Saved data entries
┄┄┄┄┄┄┄┄┄┄

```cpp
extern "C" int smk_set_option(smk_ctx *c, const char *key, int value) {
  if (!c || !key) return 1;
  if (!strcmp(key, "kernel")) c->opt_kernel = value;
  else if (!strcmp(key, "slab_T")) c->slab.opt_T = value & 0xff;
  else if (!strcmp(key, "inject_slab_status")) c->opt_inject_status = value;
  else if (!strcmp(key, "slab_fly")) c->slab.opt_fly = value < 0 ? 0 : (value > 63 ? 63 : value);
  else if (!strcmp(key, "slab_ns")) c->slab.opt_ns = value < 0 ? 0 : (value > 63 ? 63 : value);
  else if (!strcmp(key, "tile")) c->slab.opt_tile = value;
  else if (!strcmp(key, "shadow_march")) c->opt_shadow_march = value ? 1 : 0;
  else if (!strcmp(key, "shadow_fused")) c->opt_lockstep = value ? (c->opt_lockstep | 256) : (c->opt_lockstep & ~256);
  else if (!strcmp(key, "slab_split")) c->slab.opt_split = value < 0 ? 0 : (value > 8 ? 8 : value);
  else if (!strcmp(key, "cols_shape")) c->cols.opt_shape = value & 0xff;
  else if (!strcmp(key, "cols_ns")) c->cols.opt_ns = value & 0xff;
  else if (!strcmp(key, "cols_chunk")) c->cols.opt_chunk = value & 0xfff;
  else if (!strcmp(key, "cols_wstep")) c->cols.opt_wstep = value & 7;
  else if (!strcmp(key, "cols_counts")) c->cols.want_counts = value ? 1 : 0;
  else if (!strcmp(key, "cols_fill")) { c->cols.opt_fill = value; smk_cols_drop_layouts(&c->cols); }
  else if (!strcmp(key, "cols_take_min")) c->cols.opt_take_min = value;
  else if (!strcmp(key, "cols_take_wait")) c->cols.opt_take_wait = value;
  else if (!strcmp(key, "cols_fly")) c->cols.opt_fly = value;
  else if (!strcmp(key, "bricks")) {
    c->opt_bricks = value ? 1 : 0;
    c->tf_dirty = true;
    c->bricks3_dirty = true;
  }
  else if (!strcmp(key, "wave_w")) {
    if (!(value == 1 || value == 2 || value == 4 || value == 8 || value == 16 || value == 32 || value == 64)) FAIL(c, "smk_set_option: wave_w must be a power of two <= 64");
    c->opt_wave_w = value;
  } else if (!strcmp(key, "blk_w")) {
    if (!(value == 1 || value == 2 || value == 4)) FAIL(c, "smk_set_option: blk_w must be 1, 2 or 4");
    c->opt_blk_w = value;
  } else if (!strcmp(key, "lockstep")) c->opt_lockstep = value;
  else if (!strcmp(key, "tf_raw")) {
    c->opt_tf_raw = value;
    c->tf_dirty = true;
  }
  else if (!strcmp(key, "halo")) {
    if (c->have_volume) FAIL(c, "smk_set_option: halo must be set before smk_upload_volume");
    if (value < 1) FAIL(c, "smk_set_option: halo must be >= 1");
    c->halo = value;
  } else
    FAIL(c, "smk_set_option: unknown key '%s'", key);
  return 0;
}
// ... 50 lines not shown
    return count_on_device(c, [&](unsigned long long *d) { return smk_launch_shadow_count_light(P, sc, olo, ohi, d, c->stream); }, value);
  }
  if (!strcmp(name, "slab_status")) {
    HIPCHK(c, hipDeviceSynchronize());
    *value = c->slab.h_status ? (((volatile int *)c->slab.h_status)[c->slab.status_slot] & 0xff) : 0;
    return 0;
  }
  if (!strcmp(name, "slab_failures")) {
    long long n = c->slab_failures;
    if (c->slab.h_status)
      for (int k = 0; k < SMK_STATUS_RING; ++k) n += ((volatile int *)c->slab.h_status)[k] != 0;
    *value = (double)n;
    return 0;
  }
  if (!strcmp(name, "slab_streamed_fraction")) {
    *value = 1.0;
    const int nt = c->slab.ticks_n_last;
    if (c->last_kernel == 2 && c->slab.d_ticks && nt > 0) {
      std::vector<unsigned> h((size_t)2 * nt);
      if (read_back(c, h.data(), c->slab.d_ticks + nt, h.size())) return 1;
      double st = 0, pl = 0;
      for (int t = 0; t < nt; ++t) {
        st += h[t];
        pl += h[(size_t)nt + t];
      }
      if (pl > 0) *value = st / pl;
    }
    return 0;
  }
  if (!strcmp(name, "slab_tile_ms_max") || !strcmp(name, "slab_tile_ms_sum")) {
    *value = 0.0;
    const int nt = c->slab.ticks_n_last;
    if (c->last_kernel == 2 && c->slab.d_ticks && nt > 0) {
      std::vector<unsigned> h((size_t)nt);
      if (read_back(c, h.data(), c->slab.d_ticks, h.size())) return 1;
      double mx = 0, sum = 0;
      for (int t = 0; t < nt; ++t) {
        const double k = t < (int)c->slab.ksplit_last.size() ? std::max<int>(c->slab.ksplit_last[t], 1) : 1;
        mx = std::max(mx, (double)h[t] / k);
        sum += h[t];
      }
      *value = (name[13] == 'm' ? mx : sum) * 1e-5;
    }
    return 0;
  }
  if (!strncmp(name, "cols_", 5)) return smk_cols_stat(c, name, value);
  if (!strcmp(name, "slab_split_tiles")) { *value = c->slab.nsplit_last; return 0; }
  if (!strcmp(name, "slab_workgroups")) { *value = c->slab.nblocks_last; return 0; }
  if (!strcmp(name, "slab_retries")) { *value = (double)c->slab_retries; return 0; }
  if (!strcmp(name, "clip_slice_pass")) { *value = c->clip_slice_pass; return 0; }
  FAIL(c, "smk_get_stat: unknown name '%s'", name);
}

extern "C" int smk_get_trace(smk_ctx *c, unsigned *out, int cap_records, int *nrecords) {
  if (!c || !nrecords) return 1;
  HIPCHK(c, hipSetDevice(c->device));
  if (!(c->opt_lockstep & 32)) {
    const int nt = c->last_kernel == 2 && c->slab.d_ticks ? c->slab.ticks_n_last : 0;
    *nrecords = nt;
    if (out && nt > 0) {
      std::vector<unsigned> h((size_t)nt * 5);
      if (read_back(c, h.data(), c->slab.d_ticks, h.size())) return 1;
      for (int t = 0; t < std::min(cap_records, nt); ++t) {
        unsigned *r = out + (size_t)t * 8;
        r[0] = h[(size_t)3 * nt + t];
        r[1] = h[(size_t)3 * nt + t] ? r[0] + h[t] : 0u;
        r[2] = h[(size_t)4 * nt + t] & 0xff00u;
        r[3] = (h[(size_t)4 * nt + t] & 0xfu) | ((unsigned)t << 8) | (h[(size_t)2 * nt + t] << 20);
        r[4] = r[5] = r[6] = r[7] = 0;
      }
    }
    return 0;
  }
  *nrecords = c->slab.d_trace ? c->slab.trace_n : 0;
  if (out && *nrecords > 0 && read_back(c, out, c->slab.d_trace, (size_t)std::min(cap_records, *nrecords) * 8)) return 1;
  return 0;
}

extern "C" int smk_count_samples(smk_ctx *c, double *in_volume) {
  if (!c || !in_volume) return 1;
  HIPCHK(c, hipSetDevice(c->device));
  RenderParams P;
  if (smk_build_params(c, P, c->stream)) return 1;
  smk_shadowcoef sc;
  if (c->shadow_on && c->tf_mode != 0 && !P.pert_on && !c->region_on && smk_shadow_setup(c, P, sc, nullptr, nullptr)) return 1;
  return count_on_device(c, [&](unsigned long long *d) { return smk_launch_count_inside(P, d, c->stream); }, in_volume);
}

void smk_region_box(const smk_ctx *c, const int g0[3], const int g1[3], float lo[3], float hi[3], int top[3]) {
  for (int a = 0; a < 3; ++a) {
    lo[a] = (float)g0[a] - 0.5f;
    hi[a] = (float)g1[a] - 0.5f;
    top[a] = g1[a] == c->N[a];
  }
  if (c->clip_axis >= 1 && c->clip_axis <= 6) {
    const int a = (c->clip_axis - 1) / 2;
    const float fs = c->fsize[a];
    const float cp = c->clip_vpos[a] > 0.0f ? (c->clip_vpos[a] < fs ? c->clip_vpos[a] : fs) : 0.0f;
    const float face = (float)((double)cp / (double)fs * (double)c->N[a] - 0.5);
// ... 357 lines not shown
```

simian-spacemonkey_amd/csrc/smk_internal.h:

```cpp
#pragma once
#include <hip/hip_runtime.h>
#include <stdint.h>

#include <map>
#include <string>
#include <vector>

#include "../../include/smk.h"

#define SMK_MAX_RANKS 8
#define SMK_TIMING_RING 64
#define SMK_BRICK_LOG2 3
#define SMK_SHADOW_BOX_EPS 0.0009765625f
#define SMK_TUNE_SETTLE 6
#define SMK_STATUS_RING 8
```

┄┄┄┄┄┄┄┄┄┄

**WHAT THE EXERCISE ASKS:**
In the records above, find each line with the word "lines" and copy it.

**COMPLETED EXERCISE:**
// ... 50 lines not shown
// ... 357 lines not shown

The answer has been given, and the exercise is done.